Scientist at Imperial College have uncovered a key mechanism in magnetic cooling crystals, predicting performance can be improved by nanostructuring. Refrigerators could benefit.
Certain materials get hot under the influence of a magnetic field, and then self-cool when the field is removed - the magnetocaloric effect.
Notably in Gd5Si2Ge2, the effect is large and better at extracting heat than conventional fridges.
"The system is said to be 30% more efficient than the vapour compression cycle used today," Professor Lesley Cohen told Electronics Weekly.
Using a microscopic scanning Hall probe on crystals of the material, the team found that the exothermic transition from paramagnetic to ferromagnetic state always start in or near 200nm thick plates of Gd5Si1.5Ge1.5 that always naturally occur in the crystals, occupying about 1% of the volume.

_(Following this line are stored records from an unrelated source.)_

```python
class _Chains(nn.Module):

    pw_chains = ("proj_ffn_cv2",)

    def _chain(self, name):
# ... 546 lines not shown
            self.m = nn.ModuleList(DSC3k(self.c, self.c, n=2, shortcut=shortcut, g=g) for _ in range(n))
        else:
            self.m = nn.ModuleList(DSBottleneck(self.c, self.c, shortcut=shortcut, e=1.0, k1=k1, k2=k2, d2=d2) for _ in range(n))
        self.wave = _WaveletEnhancer(self.c, use_ds=use_ds, wave=wave, mode=mode)

    def forward(self, x, out=None, tail=None):
        B, _, H, W = x.shape
        c, n = self.c, len(self.m)
        t = self.cv1(x)
        buf = L.empty_nhwc(B, (1 + n) * c, H, W, x.dtype, x.device)
        pre = None
        if n and isinstance(self.m[0], C3):
            _, pre = self.wave(t[:, c:], out=_slot(buf, 0, c), then=dict(mod=self.m[0], folded_fn=self.m[0]._cv12, act=L.ACT_SILU, tag="cv12"))
        else:
            self.wave(t[:, c:], out=_slot(buf, 0, c))
        for i, m in enumerate(self.m):
            if i == 0 and pre is not None:
                m(_slot(buf, i, c), out=_slot(buf, 1 + i, c), cv12=pre)
            else:
                m(_slot(buf, i, c), out=_slot(buf, 1 + i, c))
        if tail is not None:
            y = ops.pw_conv3s2(self.cv2, tail, [t[:, :c], buf])
            return y if y is not None else tail(ops.conv2d(self.cv2, [t[:, :c], buf], self.cv2.folded, 1, 1, 0, L.ACT_SILU))
        return ops.conv2d(self.cv2, [t[:, :c], buf], self.cv2.folded, 1, 1, 0, L.ACT_SILU, out=out)


class DSC3K2(C2f):

    def __init__(self, c1, c2, n=1, dsc3k=False, e=0.5, g=1, shortcut=True, k1=3, k2=7, d2=1):
        super().__init__(c1, c2, n, shortcut, g, e)
# ... 386 lines not shown
```

### include/edgeyolo_hip.h

```cpp
#ifndef EDGEYOLO_HIP_H
#define EDGEYOLO_HIP_H
#include <stddef.h>
#include <stdint.h>

#ifdef __cplusplus
extern "C" {
#endif

typedef void* ey_stream_t;

enum { EY_F16 = 0, EY_F32 = 1 };
enum { EY_ACT_NONE = 0, EY_ACT_SILU = 1, EY_ACT_RELU = 2, EY_ACT_SIGMOID = 3 };
enum { EY_OK = 0, EY_EINVAL = -1, EY_EUNSUPPORTED = -2, EY_ELAUNCH = -3 };

const char* ey_last_error(void);
int ey_version(void);
size_t ey_abi_sizeof(int which);
int ey_tune_set(const char* name, long value);
long ey_tune_get(const char* name);

typedef struct {
  int32_t dtype;
  int32_t B, H, W;
  int32_t Ho, Wo;
// ... 58 lines not shown
              const float* bias, void* y, int y_cstride, ey_stream_t stream);

int ey_dsconv(int dtype, int B, int H, int W, int Cin, int Cout, int k, int act, const void* x, int x_cstride,
              const void* w_dw_kkc, const float* dw_bias, int dw_act, const void* w_pw_packed, const float* bias, void* y, int y_cstride, const void* res,
              int res_cstride, ey_stream_t stream);

size_t ey_dsconv_toeplitz_bytes(int C, int k);
int ey_dsconv_pack_toeplitz(int C, int k, const float* w_dw_kkc_host, void* out_host, size_t out_bytes);
int ey_dsconv_tz(int dtype, int B, int H, int W, int Cin, int Cout, int k, int act, const void* x, int x_cstride,
                 const void* w_dw_kkc, const void* w_dw_toeplitz, const float* dw_bias, int dw_act, const void* w_pw_packed, const float* bias,
                 void* y, int y_cstride, const void* res, int res_cstride, ey_stream_t stream);

int ey_dsb_pair(int dtype, int B, int H, int W, int C, int k1, int k2, int act, const void* x, int x_cstride, const void* w_dw1_kkc,
                const void* w_pw1_packed, const float* bias1, const void* w_dw2_kkc, const void* w_pw2_packed, const float* bias2, int add_residual,
                void* y, int y_cstride, ey_stream_t stream);

int ey_dsconv_last_variant(void);

int ey_dwt_haar(int dtype, int B, int H, int W, int C, const void* x, int x_cstride, void* y, int y_cstride,
                ey_stream_t stream);

int ey_dwt(int dtype, int B, int H, int W, int C, int k, const float* taps, const void* x, int x_cstride, void* y, int y_cstride,
           ey_stream_t stream);

int ey_wavelet_z(int dtype, int B, int H, int W, int C, const void* x, int x_cstride, const void* w_sub_packed, long w_set_stride, const float* b_sub,
                 const void* w_z_packed, void* z, int z_cstride, ey_stream_t stream);
int ey_wavelet_z2(int dtype, int B, int H, int W, int C, int k, const float* taps, int use_ds, const void* w_dw_kkc, const void* x, int x_cstride,
                  const void* w_sub_packed, long w_set_stride, const float* b_sub, const void* w_z_packed, void* z, int z_cstride, ey_stream_t stream);

int ey_sppf_pool(int dtype, int B, int H, int W, int C, const void* x, int x_cstride, void* y1, void* y2, void* y3,
// ... 165 lines not shown
```

Baseline: 28730 images/s.

## Fuse C3k2 cv2 pointwise conv into the DSBottleneck pair kernel

Adds a dsb_pair_pw kernel path that runs the two depthwise-separable bottleneck stages and then applies the block's final 1x1 conv (cv2) over the concatenated segments (global slice, pair input, pair output) in registers via MFMA. For n==1 DSBottleneck blocks it writes the cv2 output directly, so the pair output and the concat no longer make a global-memory round trip and a separate pointwise launch is avoided. In exchange the kernel carries more registers and extra weight loads inside the last stage, which may lower occupancy. The tunable dsb_cv2 defaults to 1, which limits the path to C==32.

```diff
diff --git a/edge-yolo_amd/_lib.py b/edge-yolo_amd/_lib.py
--- a/edge-yolo_amd/_lib.py
+++ b/edge-yolo_amd/_lib.py
@@ -37,6 +37,13 @@
         ("act", C.c_int32), ("x", C.c_void_p), ("x_cstride", C.c_int32), ("w_oihw", C.c_void_p), ("bias", C.c_void_p),
         ("y", C.c_void_p), ("y_cstride", C.c_int32),
     ]
+
+
+class KSeg(C.Structure):
+    _fields_ = [("kind", C.c_int32), ("ptr", C.c_void_p), ("cstride", C.c_int32), ("C", C.c_int32)]
+
+
+KSEG_GLOBAL, KSEG_PAIR_IN, KSEG_PAIR_OUT = 0, 1, 2
 
 
 class BlockStage(C.Structure):
@@ -83,6 +90,7 @@
     "ey_conv_pw_conv3s2": (_i, [_i, _i, _i, _i, _vp, _i, _i, _vp, _i, _i, _i, _vp, _vp, _i, _i, _vp, _vp, _i, _vp, _i, _vp]),
     "ey_stem_pair": (_i, [_i, _i, _i, _vp, _vp, _vp, _i, _i, _vp, _vp, _i, _vp, _i, _vp]),
     "ey_dsb_pair": (_i, [_i, _i, _i, _i, _i, _i, _i, _i, _vp, _i, _vp, _vp, _vp, _vp, _vp, _vp, _i, _vp, _i, _vp]),
+    "ey_dsb_pair_pw": (_i, [_i, _i, _i, _i, _i, _i, _i, _i, _vp, _i, _vp, _vp, _vp, _vp, _vp, _vp, _i, _vp, _i, C.POINTER(KSeg), _i, _vp, _vp, _i, _i, _vp, _i, _vp]),
     "ey_dwt_haar": (_i, [_i, _i, _i, _i, _i, _vp, _i, _vp, _i, _vp]),
     "ey_dwt": (_i, [_i, _i, _i, _i, _i, _i, _vp, _vp, _i, _vp, _i, _vp]),
     "ey_wavelet_z": (_i, [_i, _i, _i, _i, _i, _vp, _i, _vp, C.c_long, _vp, _vp, _vp, _i, _vp]),
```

The researchers also showed that the endothermic reverse transition, when the field is removed, has nothing to do with the platelets, but is seeded by physical features like cracks and edges.
"This is an exciting discovery because it means we may one day be able to tailor-make a material from the bottom up, starting with the microstructure, so it ticks all the boxes required to run a magnetic fridge," said Cohen.
Magnetocaloric cooling becomes a practical proposition when permanent magnets rather than energy-consuming electromagnets can be used.
Currently the operational threshold of Gd5Si2Ge2 is close to the to the 1T achievable by permanent magnets, said Cohen.
Bottom up design might engineer materials that operate better with permanent magnets.
A practical magnetocaloric heat pump, said Cohen, could consist of a disc or ring of Gd5Si2Ge2 rotating through a strong permanent magnet.
Heat would be absorbed where the ring leaves the magnet and emitted as it enters.
"It is certainly capable of cooling large objects, abattoirs could be one application," said Cohen. "the main problem is penetration of a very large stabilised market."
The research was carried out in collaboration with the US Ames Laboratory.